* **Your assignment**: For the entries below, work out how many lines contain the string "khalf" and write only the number.

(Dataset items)
template <int N, int I = 0, class F>
__device__ __forceinline__ void static_for(F&& f) {
    if constexpr (I < N) {
        f(std::integral_constant<int, I>{});
        static_for<N, I + 1>(f);
    }
}

constexpr int pass_of(int s) { return 3 * s - (s + 1) / 5; }

template <int MODE>
__global__ __launch_bounds__(256, 1) void conv3d_igemm_h3w(const ConvArgs p) {
    constexpr int TD = 8, TH = 8, TW = 8, CK = 16, NT = 64, NW = 4;
    constexpr int HD = TD + 2, HH = TH + 2, HROWS = HD * HH;
    constexpr int RREC = 17;
    constexpr int NS = 20;
    constexpr int WPAIR = 2 * NT * REC;
    constexpr int RING = 4;
    constexpr int WSLOT = WPAIR * 2 / 1024 / NW;
    constexpr int NLD = 5;
    constexpr bool pro = MODE == 1, xh2 = MODE == 2;
    constexpr int PLOADS = pro ? 4 : 0;

    extern __shared__ __attribute__((aligned(16))) _Float16 smem_w[];
    _Float16* lds_w = smem_w;
    _Float16* lds_in = smem_w + RING * WPAIR;

    const int tid = threadIdx.x;
    const int lane = tid & 63, wave = __builtin_amdgcn_readfirstlane(tid >> 6);

    const int ntiles = p.coutpad / NT;
    const unsigned ny = (unsigned)(ntiles * p.ksplit);
    const int bpv = p.bd * p.bh * p.bw;
    const int cpp = p.nchunks / p.ksplit;
    unsigned item, item_end, item_step;
    {
        const unsigned n_items = (unsigned)(p.batch * bpv) * ny, G = gridDim.x, d = blockIdx.x;
        if ((G & 7u) == 0 && (n_items & 7u) == 0) {
            const unsigned per = n_items >> 3;
            item = (d & 7u) * per + (d >> 3); item_end = (d & 7u) * per + per; item_step = G >> 3;
        } else { item = d; item_end = n_items; item_step = G; }
    }
    struct Item { int b, oz0, oy0, ox0, ntile, khalf; };
    auto decode = [&](unsigned w) {
        Item it;
        unsigned brick = w / ny;
        const unsigned by = w - brick * ny;
        it.ntile = (int)(by % (unsigned)ntiles); it.khalf = (int)(by / (unsigned)ntiles);
        it.b = (int)(brick / (unsigned)bpv);
        brick -= (unsigned)(it.b * bpv);
        it.oz0 = (int)(brick / (unsigned)(p.bh * p.bw)) * TD;
        it.oy0 = (int)((brick / (unsigned)p.bw) % (unsigned)p.bh) * TH;
        it.ox0 = (int)(brick % (unsigned)p.bw) * TW;
        it.b = __builtin_amdgcn_readfirstlane(it.b); it.oz0 = __builtin_amdgcn_readfirstlane(it.oz0); it.oy0 = __builtin_amdgcn_readfirstlane(it.oy0);
        it.ox0 = __builtin_amdgcn_readfirstlane(it.ox0); it.ntile = __builtin_amdgcn_readfirstlane(it.ntile); it.khalf = __builtin_amdgcn_readfirstlane(it.khalf);
        return it;
    };
    Item cur = decode(item);
    auto vec_row = [&](const Item& it) { return p.vec ? (p.vec_idx ? p.vec_idx[it.b] : it.b) : 0; };
    int vrow_s = vec_row(cur);
    int c_lo = cur.khalf * cpp, c_hi = c_lo + cpp;
    STAMP(0);

    int piece = 0;
    bool s_act = false;
    unsigned st_addr = 0u, a_pair[2] = {0u, 0u}, wb_hi = 0u;
    int w_voff = 0;
    constexpr int DZB = HH * RREC * REC * 2, DYB = RREC * REC * 2;
    const unsigned in_addr = (unsigned)(size_t)(__attribute__((address_space(3))) _Float16*)lds_in;
    const unsigned w_addr = (unsigned)(size_t)(__attribute__((address_space(3))) _Float16*)lds_w;
    auto lane_setup = [&]() {
        int t = tid;
        asm volatile("" : "+v"(t));
        const int ln = t & 63, half = ln >> 5, q = (ln >> 4) & 1, row = ln & 15;
        piece = t & 1;
        s_act = (t >> 1) < HROWS;
        const int srow = s_act ? (t >> 1) : HROWS - 1;
        st_addr = in_addr + (unsigned)(srow * RREC * REC + ((piece ^ ((srow % HH) & 2)) << 3)) * 2u;
        const int ay = row & 3, xq = (row >> 2) ^ (row >> 3);
        const unsigned a_base = in_addr + (unsigned)((((2 * wave) * HH + ay) * RREC + xq) * (REC * 2));
        unsigned sl[3];
#pragma unroll
        for (int dy = 0; dy < 3; ++dy) sl[dy] = (unsigned)((q ^ ((ay + dy) & 2)) << 4);
        a_pair[0] = a_base + (half ? DYB + sl[1] : sl[0]);
        a_pair[1] = a_base + 2 * DYB + sl[2] + (half ? DZB : 0);
        const int b_pos = pi_pos(row);
        wb_hi = w_addr + (unsigned)((half * NT + b_pos) * REC + ((q ^ swz(b_pos)) << 3)) * 2u;
        w_voff = wave * 1024 + ln * 16;
    };
    lane_setup();
    int sb, gv0;
    bool row_in, x_lo, x_hi;
    auto stage_setup = [&](const Item& it) {
        int tid_s = tid;
        asm volatile("" : "+v"(tid_s));
        const int sr = (tid_s >> 1) < HROWS ? (tid_s >> 1) : HROWS - 1, hz = sr / HH, hy = sr % HH;
        const int iz = it.oz0 - 1 + hz, iy = it.oy0 - 1 + hy;
        row_in = iz >= 0 && iz < p.ind && iy >= 0 && iy < p.inh;
        x_lo = it.ox0 > 0; x_hi = it.ox0 + TW < p.inw;
        const int izc = iz < 0 ? 0 : (iz >= p.ind ? p.ind - 1 : iz), iyc = iy < 0 ? 0 : (iy >= p.inh ? p.inh - 1 : iy);
        gv0 = ((it.b * p.ind + izc) * p.inh + iyc) * p.inw + it.ox0 - 1;
        sb = it.b;
    };
    stage_setup(cur);
    f32x4v acc[4][4][4];

    const auto w_rsrc = __builtin_amdgcn_make_buffer_rsrc(const_cast<void*>(p.wpk), (short)0, (int)((long)ntiles * p.nchunks * (NS * WPAIR * 2)), 0x00020000);
    auto w_chunk = [&](int ntile_, int ch_) { return (unsigned)((ntile_ * p.nchunks + ch_) * (NS * WPAIR * 2)); };
    unsigned w_cur = w_chunk(cur.ntile, c_lo), w_nxt = w_cur;
    auto fetch_w1 = [&](const unsigned off, int slot, const int i) {
        char* dst = reinterpret_cast<char*>(lds_w) + slot * (WPAIR * 2) + wave * 1024;
        __builtin_amdgcn_raw_ptr_buffer_load_lds(w_rsrc, (__attribute__((address_space(3))) void*)(dst + i * (NW * 1024)), 16, w_voff,
                                                 (int)(off + i * (NW * 1024)), 0, 0);
    };
#pragma unroll
    for (int i = 0; i < RING; ++i) { fetch_w1(w_cur + i * (WPAIR * 2), i, 0); fetch_w1(w_cur + i * (WPAIR * 2), i, 1); }

    f32x4 va[10][2];
    u32x4 oh[4], ol[4];
    u32x4 o3h[4], o3l[4];
    f32x4 sc0 = {1.f, 1.f, 1.f, 1.f}, sc1 = sc0, sh0 = {0.f, 0.f, 0.f, 0.f}, sh1 = sh0;
    bool km[3][2] = {{true, true}, {true, true}, {true, true}};
    bool ok0 = true, ok1 = true;
    auto load_voxel = [&](int ch, int hx) {
        const int hxc = hx == 0 ? (x_lo ? 0 : 1) : (hx == 9 ? (x_hi ? 9 : 8) : hx);
        const unsigned gv = (unsigned)(gv0 + hxc);
        if (xh2) {
            const char* base = reinterpret_cast<const char*>(p.x1) + (size_t)ch * 64;
            const unsigned off = gv * ((unsigned)p.c1 * 4u) + (unsigned)piece * 16u;
            va[hx][0] = *reinterpret_cast<const f32x4*>(base + off);
            va[hx][1] = *reinterpret_cast<const f32x4*>(base + off + 32u);
            return;
        }
        const int c0 = ch * CK;
        const float* src;
        int ldc, cb;
        if (c0 < p.c1) { src = p.x1; ldc = p.c1; cb = c0; } else { src = p.x2; ldc = p.c2; cb = c0 - p.c1; }
        const int cpos = cb + piece * 8;
        const int off0 = cpos < ldc ? cpos : 0, off1 = cpos + 4 < ldc ? cpos + 4 : 0;
        const char* base = reinterpret_cast<const char*>(src);
        const unsigned voff = gv * ((unsigned)ldc * 4u);
        va[hx][0] = *reinterpret_cast<const f32x4*>(base + (voff + (unsigned)off0 * 4u));
        va[hx][1] = *reinterpret_cast<const f32x4*>(base + (voff + (unsigned)off1 * 4u));
    };
    auto load_chunk_params = [&](int ch) {
        if (xh2) return;
        const int c0 = ch * CK;
        const int ldc = c0 < p.c1 ? p.c1 : p.c2, cpos = (c0 < p.c1 ? c0 : c0 - p.c1) + piece * 8;
        ok0 = cpos < ldc;
        ok1 = cpos + 4 < ldc;
        if (pro) {
            const int s0 = ok0 ? c0 + piece * 8 : 0, s1 = ok1 ? c0 + piece * 8 + 4 : 0;
            const size_t bo = (size_t)sb * p.pro_bstride;
            sc0 = *reinterpret_cast<const f32x4*>(p.pscale + bo + s0);
            sh0 = *reinterpret_cast<const f32x4*>(p.pshift + bo + s0);
            sc1 = *reinterpret_cast<const f32x4*>(p.pscale + bo + s1);
            sh1 = *reinterpret_cast<const f32x4*>(p.pshift + bo + s1);
        }
    };
    auto halo_ops = [&](int s) {
        if (s < 0) s += NS;
        if (s >= NLD) return 0;
        return 4 + (s == 0 ? PLOADS : 0);
    };
    typedef float f32x2 __attribute__((ext_vector_type(2)));
    h8 g_hi, g_lo;
#define DM3D_PIN(x) asm volatile("" :: "v"(x))
    auto act_quad = [&](const int hx, const int h) {
        const int col = hx == 0 ? 0 : (hx == 9 ? 2 : 1);
        f32x4 v;
        if (xh2) {
            if (h == 0) { g_hi = __builtin_bit_cast(h8, va[hx][0]); g_lo = __builtin_bit_cast(h8, va[hx][1]); }
#pragma unroll
            for (int e = 0; e < 4; ++e) { const _Float16 a = g_hi[4 * h + e], b = g_lo[4 * h + e]; v[e] = (float)a + (float)b; }
            if (!km[col][0]) v = f32x4{0.f, 0.f, 0.f, 0.f};
        } else {
            v = va[hx][h];
            if (pro) {
                const f32x4 y = __builtin_elementwise_fma(v, h ? sc1 : sc0, h ? sh1 : sh0);
                const f32x4 z = y * -1.4426950408889634f;
                f32x4 d;
#pragma unroll
                for (int e = 0; e < 4; ++e) d[e] = __builtin_amdgcn_exp2f(z[e]);
                d = d + 1.0f;
#pragma unroll
                for (int e = 0; e < 4; ++e) d[e] = __builtin_amdgcn_rcpf(d[e]);
                v = y * d;
            }
            if (!km[col][h]) v = f32x4{0.f, 0.f, 0.f, 0.f};
        }
        DM3D_PIN(v);
        va[hx][h] = v;
    };
    auto split_pair = [&](const int t, const int xt, const int j) {
        const int h = j >> 1, c = 2 * (j & 1);
        auto d = [&](const int k) { return f32x2{va[2 * xt + k][h][c], va[2 * xt + k][h][c + 1]}; };
        const f32x2 x = t == 0 ? d(0) - d(2) : (t == 1 ? d(1) + d(2) : (t == 2 ? d(2) - d(1) : d(1) - d(3)));
        const float x0 = x[0], x1 = x[1];
        unsigned int a, r;
        float r0, r1;
        asm volatile("v_cvt_pk_f16_f32 %0, %4, %5\n\tv_fma_mix_f32 %2, %0, -1.0, %4 op_sel_hi:[1,0,0]\n\t"
                     "v_fma_mix_f32 %3, %0, -1.0, %5 op_sel:[1,0,0] op_sel_hi:[1,0,0]\n\tv_cvt_pk_f16_f32 %1, %2, %3"
                     : "=&v"(a), "=&v"(r), "=&v"(r0), "=&v"(r1) : "v"(x0), "v"(x1));
        if (t == 3) { o3h[xt][j] = a; o3l[xt][j] = r; } else { oh[xt][j] = a; ol[xt][j] = r; }
    };
    auto chunk_masks = [&]() {
        km[0][0] = row_in && x_lo && ok0; km[0][1] = row_in && x_lo && ok1; km[1][0] = row_in && ok0; km[1][1] = row_in && ok1;
        km[2][0] = row_in && x_hi && ok0; km[2][1] = row_in && x_hi && ok1;
    };
    auto store_record = [&](const int t, const int xt) {
        if (s_act) {
            unsigned lo_addr;
            const u32x4 dh = t == 3 ? o3h[xt] : oh[xt], dl = t == 3 ? o3l[xt] : ol[xt];
            switch (t * 4 + xt) {
#define DM3D_ST(k_) case k_: asm volatile("ds_write_b128 %1, %2 offset:%4\n\tv_xor_b32 %0, 32, %1\n\tds_write_b128 %0, %3 offset:%4" \
                                          : "=&v"(lo_addr) : "v"(st_addr), "v"(dh), "v"(dl), "n"((k_) * REC * 2) : "memory"); break;
                DM3D_ST(0) DM3D_ST(1) DM3D_ST(2) DM3D_ST(3) DM3D_ST(4) DM3D_ST(5) DM3D_ST(6) DM3D_ST(7)
                DM3D_ST(8) DM3D_ST(9) DM3D_ST(10) DM3D_ST(11) DM3D_ST(12) DM3D_ST(13) DM3D_ST(14) DM3D_ST(15)
#undef DM3D_ST
            }
        }
    };
    auto lds_barrier = [&]() {
        asm volatile("s_waitcnt lgkmcnt(0)" ::: "memory");
        __builtin_amdgcn_s_barrier();
        asm volatile("" ::: "memory");
    };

* **Result of this task**: 4